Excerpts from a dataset
diff --git a/bayes-od-rc_amd/csrc/conv_pointwise.hip b/bayes-od-rc_amd/csrc/conv_pointwise.hip
--- a/bayes-od-rc_amd/csrc/conv_pointwise.hip
+++ b/bayes-od-rc_amd/csrc/conv_pointwise.hip
@@ -33,8 +33,28 @@
     __builtin_amdgcn_s_barrier();
     asm volatile("" ::: "memory");
 }
-
-template <int K, int BP, bool RES, int WGS, int BC = 128, int NEXT = 0>
+template <bool LB> struct pw_lds_t { typedef float4 f4; typedef uint2 u2; typedef uint4 u4; typedef int4 i4; };
+template <> struct pw_lds_t<true> { typedef pw_f32x4 f4; typedef pw_u32x2 u2; typedef pw_u32x4 u4; typedef pw_i32x4 i4; };
+template <bool LB> __device__ __forceinline__ void pw_barrier() { if (LB) pw_lds_barrier(); else __syncthreads(); }
+
+enum : int { PW_LB_SLIDE128 = 1,
+             PW_LB_SLIDE64 = 2,
+             PW_LB_DUAL = 4,
+             PW_LB_K512 = 8,
+             PW_LB_NEXT = 16 };
+constexpr bool PW_STAGE5_2C_DEFAULT = true;
+constexpr int PW_LB_DEFAULT = PW_LB_SLIDE128 | PW_LB_DUAL | PW_LB_NEXT;
+int conv_stream_barrier_mask() {
+    static const int mask = [] {
+        const char* e = getenv("BOD_STREAM_BARRIER");
+        if (e && atoi(e) == 0) return 0;
+        const char* k = getenv("BOD_STREAM_BARRIER_KERNELS");
+        return k ? (atoi(k) & 31) : PW_LB_DEFAULT;
+    }();
+    return mask;
+}
+
+template <int K, int BP, bool RES, int WGS, int BC = 128, int NEXT = 0, bool LB = false>
 __global__ __launch_bounds__(BC * 2, WGS) void pw_conv_kernel(const ConvArgs a, int ptiles, int ctiles, int pstride) {
     constexpr int THREADS = BC * 2;
     constexpr int CPX = K * 2 / 16;
@@ -48,11 +68,12 @@
     constexpr int K2 = NEXT == 2 ? K : BC;
     constexpr int NTP = NEXT ? BP * (C2 / 8) / THREADS : 0;
     static_assert(NXP >= 1 && NRP >= 1 && BP % 32 == 0 && (CPX & 7) == 0 && (!NEXT || (BC == 256 && BP == 64 && NTP == 1)), "tile shape");
+    typedef typename pw_lds_t<LB>::f4 F4; typedef typename pw_lds_t<LB>::u2 U2; typedef typename pw_lds_t<LB>::u4 U4; typedef typename pw_lds_t<LB>::i4 I4;
     extern __shared__ __attribute__((aligned(16))) char pw_smem[];
     char* const xbuf = pw_smem;
     constexpr int NRB = RES ? 2 : 1;
     char* const rbuf = pw_smem + 2 * XB;
-    int4* const meta = reinterpret_cast<int4*>(pw_smem + 2 * XB + NRB * RB);
+    I4* const meta = reinterpret_cast<I4*>(pw_smem + 2 * XB + NRB * RB);
     char* const tbuf = pw_smem + 2 * XB + NRB * RB + 3 * BP * 16;
 
     const int tid = threadIdx.x, lane = tid & 63;
@@ -71,16 +92,27 @@
         const int valid = m < a.M;
         m = valid ? m : a.M - 1;
         const int4 e = *reinterpret_cast<const int4*>(&a.rows[m]);
-        return make_int4(e.x, e.z, e.w, valid);
+        return I4{e.x, e.z, e.w, valid};
     };
     auto issue = [&](int t) {
-        const int4* mt = meta + (t % 3) * BP;
+        const I4* mt = meta + (t % 3) * BP;
         char* xb = xbuf + (t & 1) * XB;
+        const int* mi = reinterpret_cast<const int*>(mt);
+        int in_off[NXP], res_off[NRP];
+        if (LB) {
+#pragma unroll
+            for (int i = 0; i < NXP; ++i) in_off[i] = mi[((i * THREADS + tid) / CPX) * 4];
+            if (RES) {
+#pragma unroll
+                for (int i = 0; i < NRP; ++i) res_off[i] = mi[((i * THREADS + tid) / RCH) * 4 + 2];
+            }
+            asm volatile("" ::: "memory");
+        }
 #pragma unroll
         for (int i = 0; i < NXP; ++i) {
             const int q = i * THREADS + tid, row = q / CPX, cp = q % CPX;
             const int c = cp ^ pw_swz<CPX>(row);
-            const char* src = reinterpret_cast<const char*>(G.in) + ((size_t)mt[row].x * a.in_cstride + G.in_coff + c * 8) * 2;
+            const char* src = reinterpret_cast<const char*>(G.in) + ((size_t)(LB ? in_off[i] : mt[row].x) * a.in_cstride + G.in_coff + c * 8) * 2;
             __builtin_amdgcn_global_load_lds(PW_GLOBAL_PTR(src), PW_LDS_PTR(xb + (i * THREADS + wave * 64) * 16), 16, 0, 0);
         }
         if (RES) {
@@ -89,14 +121,14 @@
             for (int i = 0; i < NRP; ++i) {
                 const int q = i * THREADS + tid, row = q / RCH, cp = q % RCH;
                 const int c = cp ^ (row & 7);
-                const char* src = reinterpret_cast<const char*>(G.res) + ((size_t)mt[row].z * a.res_cstride + c0 + c * 8) * 2;
+                const char* src = reinterpret_cast<const char*>(G.res) + ((size_t)(LB ? res_off[i] : mt[row].z) * a.res_cstride + c0 + c * 8) * 2;
                 __builtin_amdgcn_global_load_lds(PW_GLOBAL_PTR(src), PW_LDS_PTR(rb + (i * THREADS + wave * 64) * 16), 16, 0, 0);
             }
         }
     };
 
     {
-        const int4 e0 = load_ent(0), e1 = load_ent(1);
+        const I4 e0 = load_ent(0), e1 = load_ent(1);
         if (tid < BP) { meta[tid] = e0; meta[BP + tid] = e1; }
     }
     __syncthreads();
@@ -123,15 +155,15 @@
     }
 
     for (int t = 0; t < nt; ++t) {
-        __syncthreads();
+        pw_barrier<LB>();
         const bool more = t + 1 < nt;
         if (more) issue(t + 1);
         asm volatile("" ::: "memory");
-        const int4 ent = load_ent(t + 2);
+        const I4 ent = load_ent(t + 2);
         asm volatile("" ::: "memory");
         if (more) { if (t > 0) pw_wait_vm<1 + NRP + NTP + NXP + (RES ? NRP : 0) + 1>(); else pw_wait_vm<NXP + (RES ? NRP : 0) + 1>(); }
         else pw_wait_vm<1>();
-        __syncthreads();
+        pw_barrier<LB>();
 
         const char* xb = xbuf + (t & 1) * XB;
         char* rb = rbuf + (RES ? (t & 1) : 0) * RB;
@@ -157,26 +189,26 @@
                 float v0 = __builtin_fmaf(acc[j][g * 4 + 0], 1.0f, bv[g].x), v1 = __builtin_fmaf(acc[j][g * 4 + 1], 1.0f, bv[g].y);
                 float v2 = __builtin_fmaf(acc[j][g * 4 + 2], 1.0f, bv[g].z), v3 = __builtin_fmaf(acc[j][g * 4 + 3], 1.0f, bv[g].w);
                 if (RES) {
-                    const uint2 r = *reinterpret_cast<const uint2*>(p);
+                    const U2 r = *reinterpret_cast<const U2*>(p);
                     v0 += pw_bf2f(r.x & 0xFFFFu) * 1.0f; v1 += pw_bf2f(r.x >> 16) * 1.0f;
                     v2 += pw_bf2f(r.y & 0xFFFFu) * 1.0f; v3 += pw_bf2f(r.y >> 16) * 1.0f;
                 }
-                uint2 o;
+                U2 o;
                 o.x = pw_pack(v0, v1); o.y = pw_pack(v2, v3);
                 if (relu) { o.x = pw_relu(o.x); o.y = pw_relu(o.y); }
-                *reinterpret_cast<uint2*>(p) = o;
-            }
-        }
-        __syncthreads();
+                *reinterpret_cast<U2*>(p) = o;
+            }
+        }
+        pw_barrier<LB>();
         {
-            const int4* mt = meta + (t % 3) * BP;
+            const I4* mt = meta + (t % 3) * BP;
 #pragma unroll
             for (int i = 0; i < NRP; ++i) {
                 const int q = i * THREADS + tid, row = q / RCH, cp = q % RCH;
                 const int c = cp ^ (row & 7);
-                const uint4 v = *reinterpret_cast<const uint4*>(rb + q * 16);
-                const int4 e = mt[row];
-                uint4* dst = e.w ? reinterpret_cast<uint4*>(reinterpret_cast<uint16_t*>(G.out) + (size_t)e.y * a.out_cstride + c0 + c * 8) : &pw_sink[lane];
+                const U4 v = *reinterpret_cast<const U4*>(rb + q * 16);
+                const I4 e = mt[row];
+                U4* dst = e.w ? reinterpret_cast<U4*>(reinterpret_cast<uint16_t*>(G.out) + (size_t)e.y * a.out_cstride + c0 + c * 8) : reinterpret_cast<U4*>(&pw_sink[lane]);
                 *dst = v;
             }
         }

> **Task instructions**:
Above are the lines; repeat exactly the ones from the line containing "-33,8 +33,28 @@" down to the line containing "int4* const meta", both inclusive.

> **Solution to this task**:
@@ -33,8 +33,28 @@
     __builtin_amdgcn_s_barrier();
     asm volatile("" ::: "memory");
 }
-
-template <int K, int BP, bool RES, int WGS, int BC = 128, int NEXT = 0>
+template <bool LB> struct pw_lds_t { typedef float4 f4; typedef uint2 u2; typedef uint4 u4; typedef int4 i4; };
+template <> struct pw_lds_t<true> { typedef pw_f32x4 f4; typedef pw_u32x2 u2; typedef pw_u32x4 u4; typedef pw_i32x4 i4; };
+template <bool LB> __device__ __forceinline__ void pw_barrier() { if (LB) pw_lds_barrier(); else __syncthreads(); }
+
+enum : int { PW_LB_SLIDE128 = 1,
+             PW_LB_SLIDE64 = 2,
+             PW_LB_DUAL = 4,
+             PW_LB_K512 = 8,
+             PW_LB_NEXT = 16 };
+constexpr bool PW_STAGE5_2C_DEFAULT = true;
+constexpr int PW_LB_DEFAULT = PW_LB_SLIDE128 | PW_LB_DUAL | PW_LB_NEXT;
+int conv_stream_barrier_mask() {
+    static const int mask = [] {
+        const char* e = getenv("BOD_STREAM_BARRIER");
+        if (e && atoi(e) == 0) return 0;
+        const char* k = getenv("BOD_STREAM_BARRIER_KERNELS");
+        return k ? (atoi(k) & 31) : PW_LB_DEFAULT;
+    }();
+    return mask;
+}
+
+template <int K, int BP, bool RES, int WGS, int BC = 128, int NEXT = 0, bool LB = false>
 __global__ __launch_bounds__(BC * 2, WGS) void pw_conv_kernel(const ConvArgs a, int ptiles, int ctiles, int pstride) {
     constexpr int THREADS = BC * 2;
     constexpr int CPX = K * 2 / 16;
@@ -48,11 +68,12 @@
     constexpr int K2 = NEXT == 2 ? K : BC;
     constexpr int NTP = NEXT ? BP * (C2 / 8) / THREADS : 0;
     static_assert(NXP >= 1 && NRP >= 1 && BP % 32 == 0 && (CPX & 7) == 0 && (!NEXT || (BC == 256 && BP == 64 && NTP == 1)), "tile shape");
+    typedef typename pw_lds_t<LB>::f4 F4; typedef typename pw_lds_t<LB>::u2 U2; typedef typename pw_lds_t<LB>::u4 U4; typedef typename pw_lds_t<LB>::i4 I4;
     extern __shared__ __attribute__((aligned(16))) char pw_smem[];
     char* const xbuf = pw_smem;
     constexpr int NRB = RES ? 2 : 1;
     char* const rbuf = pw_smem + 2 * XB;
-    int4* const meta = reinterpret_cast<int4*>(pw_smem + 2 * XB + NRB * RB);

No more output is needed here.